Cheers for the heads up Martin.


----------



## maffy (Dec 24, 2008)

mad martin said:


> The hide may be big enough, but there may not be enough places to hide. The Karoo scrub is a lot of succulents and shrubs and grasses, giving the snake a place to hide every few feet. When they do attempt to cross an area, like an open road, they do it at a pace that needs to be seen to be believed.

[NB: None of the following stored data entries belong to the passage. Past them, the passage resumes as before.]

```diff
+  float wr[4][9];
+  if (oc < Coc && rc0 < Crc) {
+    if (!FLIP) {
+      const float4* wp =
+          reinterpret_cast<const float4*>(w + ((long)oc * Ci + rc0) * 9);
+      float4 t4[9];
+      #pragma unroll
+      for (int j = 0; j < 9; ++j) t4[j] = wp[j];
+      #pragma unroll
+      for (int j = 0; j < 9; ++j) {
+        (&wr[0][0])[j * 4 + 0] = t4[j].x;
+        (&wr[0][0])[j * 4 + 1] = t4[j].y;
+        (&wr[0][0])[j * 4 + 2] = t4[j].z;
+        (&wr[0][0])[j * 4 + 3] = t4[j].w;
+      }
+    } else {
+      #pragma unroll
+      for (int q = 0; q < 4; ++q) {
+        const float* wp = w + ((long)(rc0 + q) * Ci + oc) * 9;
+        #pragma unroll
+        for (int t = 0; t < 9; ++t) wr[q][t] = wp[t];
+      }
+    }
+  } else {
+    #pragma unroll
+    for (int q = 0; q < 4; ++q)
+      #pragma unroll
+      for (int t = 0; t < 9; ++t) wr[q][t] = 0.f;
+  }
+
+  for (int bt0 = 0; bt0 < B; bt0 += T1_BT) {
+    {
+      constexpr int N = C::XS4 / 2 / T1_THREADS;
+      float4 v0[N], v1[N];
+      #pragma unroll
+      for (int k = 0; k < N; ++k) {
+        const int idx = tid + k * T1_THREADS;
+        const int b = bt0 + 2 * (idx / C::RCB);
+        const int rc = s * C::RCB + idx % C::RCB;
+        const bool ok0 = b < B && rc < Crc, ok1 = b + 1 < B && rc < Crc;
+        v0[k] = x4[ok0 ? (long)b * Crc + rc : 0];
+        v1[k] = x4[ok1 ? (long)(b + 1) * Crc + rc : 0];
+      }
+      #pragma unroll
+      for (int k = 0; k < N; ++k) {
+        const int idx = tid + k * T1_THREADS;
+        const int bp = idx / C::RCB, rcl = idx % C::RCB;
+        const int b = bt0 + 2 * bp;
+        const int rc = s * C::RCB + rcl;
+        const bool ok0 = b < B && rc < Crc, ok1 = b + 1 < B && rc < Crc;
+        const int grp = rcl >> 2, q = rcl & 3;
+        const int pos = ((grp / C::LG) * 4 + q) * C::LG + grp % C::LG;
+        const float4 z = make_float4(0.f, 0.f, 0.f, 0.f);
+        const float4 a0 = ok0 ? v0[k] : z, a1 = ok1 ? v1[k] : z;
+        sm[(bp * C::RCB + pos) * 2 + 0] = make_float4(a0.x, a1.x, a0.y, a1.y);
+        sm[(bp * C::RCB + pos) * 2 + 1] = make_float4(a0.z, a1.z, a0.w, a1.w);
+      }
+    }
+    __syncthreads();
+
+    #pragma unroll 1
+    for (int sb0 = 0; sb0 < T1_BT && bt0 + sb0 < B; sb0 += T1_SB) {
+      f32x2 acc[T1_SB / 2][4];
+      #pragma unroll
+      for (int bp = 0; bp < T1_SB / 2; ++bp) {
+        float4 a4[4][2];
+        #pragma unroll
+        for (int q = 0; q < 4; ++q)
+          #pragma unroll
+          for (int h = 0; h < 2; ++h)
+            a4[q][h] = sm[((sb0 / 2 + bp) * C::RCB + (wave * 4 + q) * C::LG + g) * 2 + h];
+        #pragma unroll
+        for (int o = 0; o < 4; ++o) acc[bp][o] = f32x2{0.f, 0.f};
+        #pragma unroll
+        for (int q = 0; q < 4; ++q) {
+          const f32x2 a[4] = {{a4[q][0].x, a4[q][0].y}, {a4[q][0].z, a4[q][0].w},
+                              {a4[q][1].x, a4[q][1].y}, {a4[q][1].z, a4[q][1].w}};
+          #pragma unroll
+          for (int i = 0; i < 4; ++i)
+            #pragma unroll
+            for (int o = 0; o < 4; ++o) {
+              const float wv = wr[q][t1_tap<FLIP>(i, o)];
+              acc[bp][o] = __builtin_elementwise_fma(a[i], f32x2{wv, wv}, acc[bp][o]);
+            }
+        }
+      }
+      #pragma unroll
+      for (int bp = 0; bp < T1_SB / 2; ++bp)
+        #pragma unroll
+        for (int h = 0; h < 2; ++h)
+          red[p * C::PSTRIDE + (bp * C::OCL + ocl) * 2 + h] =
+              make_float4(acc[bp][2 * h][0], acc[bp][2 * h][1],
+                          acc[bp][2 * h + 1][0], acc[bp][2 * h + 1][1]);
+      __syncthreads();
+
+      for (int e = tid; e < C::E4; e += T1_THREADS) {
+        float4 r = red[e];
+        #pragma unroll 8
+        for (int pp = 1; pp < C::P; ++pp) {
+          const float4 t = red[pp * C::PSTRIDE + e];
+          r.x += t.x; r.y += t.y; r.z += t.z; r.w += t.w;
+        }
+        const int h = e & 1;
+        const int o_c = blockIdx.x * C::OCL + (e >> 1) % C::OCL;
+        const int b = bt0 + sb0 + 2 * ((e >> 1) / C::OCL);
+        if (o_c < Coc) {
+          if (bias != nullptr && s == 0) {
+            const float bv = bias[o_c];
+            r.x += bv; r.y += bv; r.z += bv; r.w += bv;
+          }
+          if (b < B)
+            out2[(((long)s * B + b) * Coc + o_c) * 2 + h] = make_float2(r.x, r.z);
+          if (b + 1 < B)
+            out2[(((long)s * B + b + 1) * Coc + o_c) * 2 + h] = make_float2(r.y, r.w);
+        }
+      }
+      __syncthreads();
+    }
+  }
+}
+
+bool wino_tile1_enabled() {
+  static const bool v = [] {
+    const char* e = std::getenv("SLK_WINO_TILE1");
+    return e != nullptr && atoi(e) != 0;
+  }();
+  return v;
+}
+
+ConvShape wino_call_shape(const at::Tensor& x, const at::Tensor& w, int pad,
+                          bool flip) {
+  const int B = x.size(0), H = x.size(2), W = x.size(3);
+  if (!flip) {
+    return ConvShape{B, (int)w.size(1), H, W, (int)w.size(0), 3, 3, 1, pad};
+  }
+  const int pf = 2 - pad;
+  return ConvShape{B, (int)w.size(1), H + 2 - 2 * pf, W + 2 - 2 * pf,
+                   (int)w.size(0), 3, 3, 1, pf};
+}
+
+static at::Tensor aligned16(const at::Tensor& t) {
+  auto c = t.contiguous();
+  if (reinterpret_cast<uintptr_t>(c.data_ptr<float>()) % 16 != 0) c = c.clone();
+  return c;
+}
+
+at::Tensor conv2d_wino_tile1(const at::Tensor& x, const at::Tensor& w,
+                             c10::optional<at::Tensor> bias, int pad,
+                             bool flip) {
+  TORCH_CHECK(x.is_cuda() && x.dim() == 4 && x.scalar_type() == at::kFloat);
+  TORCH_CHECK(w.is_cuda() && w.dim() == 4 && w.scalar_type() == at::kFloat);
+  TORCH_CHECK(w.size(2) == 3 && w.size(3) == 3, "wino tile1: 3x3 only");
+  const int Co = w.size(0), Ci = w.size(1);
+  TORCH_CHECK(x.size(1) == (flip ? Co : Ci), "wino tile1: channel mismatch");
+  TORCH_CHECK(wino_form(wino_call_shape(x, w, pad, flip), flip, 1) ==
+                  WinoForm::Tile1,
+              "wino tile1: needs a 2x2 image at pad 1 and Ci, Co multiples "
+              "of 4");
+  const int B = x.size(0);
+  const int Coc = flip ? Ci : Co, Crc = flip ? Co : Ci;
+  auto xc = aligned16(x);
+  auto wc = aligned16(w);
+  const float* bp = nullptr;
+  at::Tensor bc;
+  if (bias.has_value()) {
+    TORCH_CHECK(bias->numel() == Coc, "wino tile1: bias size");
+    bc = bias->contiguous();
+    bp = bc.data_ptr<float>();
+  }
+  auto stream = c10::hip::getCurrentHIPStream().stream();
+  auto y = at::empty({B, Coc, 2, 2}, x.options());
+  const int ocl = flip ? T1Cfg<true>::OCL : T1Cfg<false>::OCL;
+  const int rcb = flip ? T1Cfg<true>::RCB : T1Cfg<false>::RCB;
+  const int splits = (Crc + rcb - 1) / rcb;
+  const dim3 grid((Coc + ocl - 1) / ocl, splits);
+  at::Tensor slab;
+  float* op = y.data_ptr<float>();
+  if (splits > 1) {
+    slab = at::empty({splits, B, Coc, 2, 2}, x.options());
+    op = slab.data_ptr<float>();
+  }
+  if (flip) {
+    hipLaunchKernelGGL(wino_tile1_kernel<true>, grid, dim3(T1_THREADS), 0,
+                       stream, xc.data_ptr<float>(), wc.data_ptr<float>(), bp,
+                       op, B, Ci, Co);
+  } else {
+    hipLaunchKernelGGL(wino_tile1_kernel<false>, grid, dim3(T1_THREADS), 0,
+                       stream, xc.data_ptr<float>(), wc.data_ptr<float>(), bp,
+                       op, B, Ci, Co);
+  }
+  if (splits > 1) slab_reduce(op, splits, y.data_ptr<float>(), y.numel(), stream);
+  return y;
+}
+
+}
```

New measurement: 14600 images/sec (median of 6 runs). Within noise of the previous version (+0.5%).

Adding plants is a great idea, it'll look really cool too.

:2thumb:


----------



## smify (Jan 20, 2010)

thats a beautifull lookin snake you have there....!


----------



## dave71 (Feb 9, 2008)

Thats a crackin snake pal.


----------



## white (May 16, 2009)

love it!


----------



## Skyespirit86 (Feb 23, 2008)

Beautiful. Can't wait til the day I can consider something like this.


----------



## reptile ni (Nov 24, 2009)

this snake had a very bad attitude when it was younger the nose rub is due to headbutting the glass when i was working around the viv.
it has been settling down well for the past year so the nose should heal up nicely rob


----------



## Piraya1 (Feb 26, 2007)

It will indeed, I can imagine a bit of foulness alright, she's still got a wee bit of it left. She's very nice and interesting to work with, a joy honestly, mostly I find her very calm and secluded under the plants and cave. 
She's very inquisitive with tools in the enclosure and goes her own way after a few tongue flicks, spends her time in her cave when I'm working about. 
And definitely an eager feeder.


----------



## mad martin (Sep 4, 2008)

If an African cobra doesn't want to eat, its sick. Period


----------



## Piraya1 (Feb 26, 2007)

mad martin said:


> If an African cobra doesn't want to eat, its sick. Period


Haha or it has eaten too much!


----------



## Skorps (Nov 23, 2009)

mad martin said:


> If an African cobra doesn't want to eat, its sick. Period


LOL

Thats what my Hubby said!

xXx


----------



## gl3n (Oct 22, 2009)

:mf_dribble: simply beautiful


----------



## boapugh (Jan 25, 2010)

stunningly dangerous


----------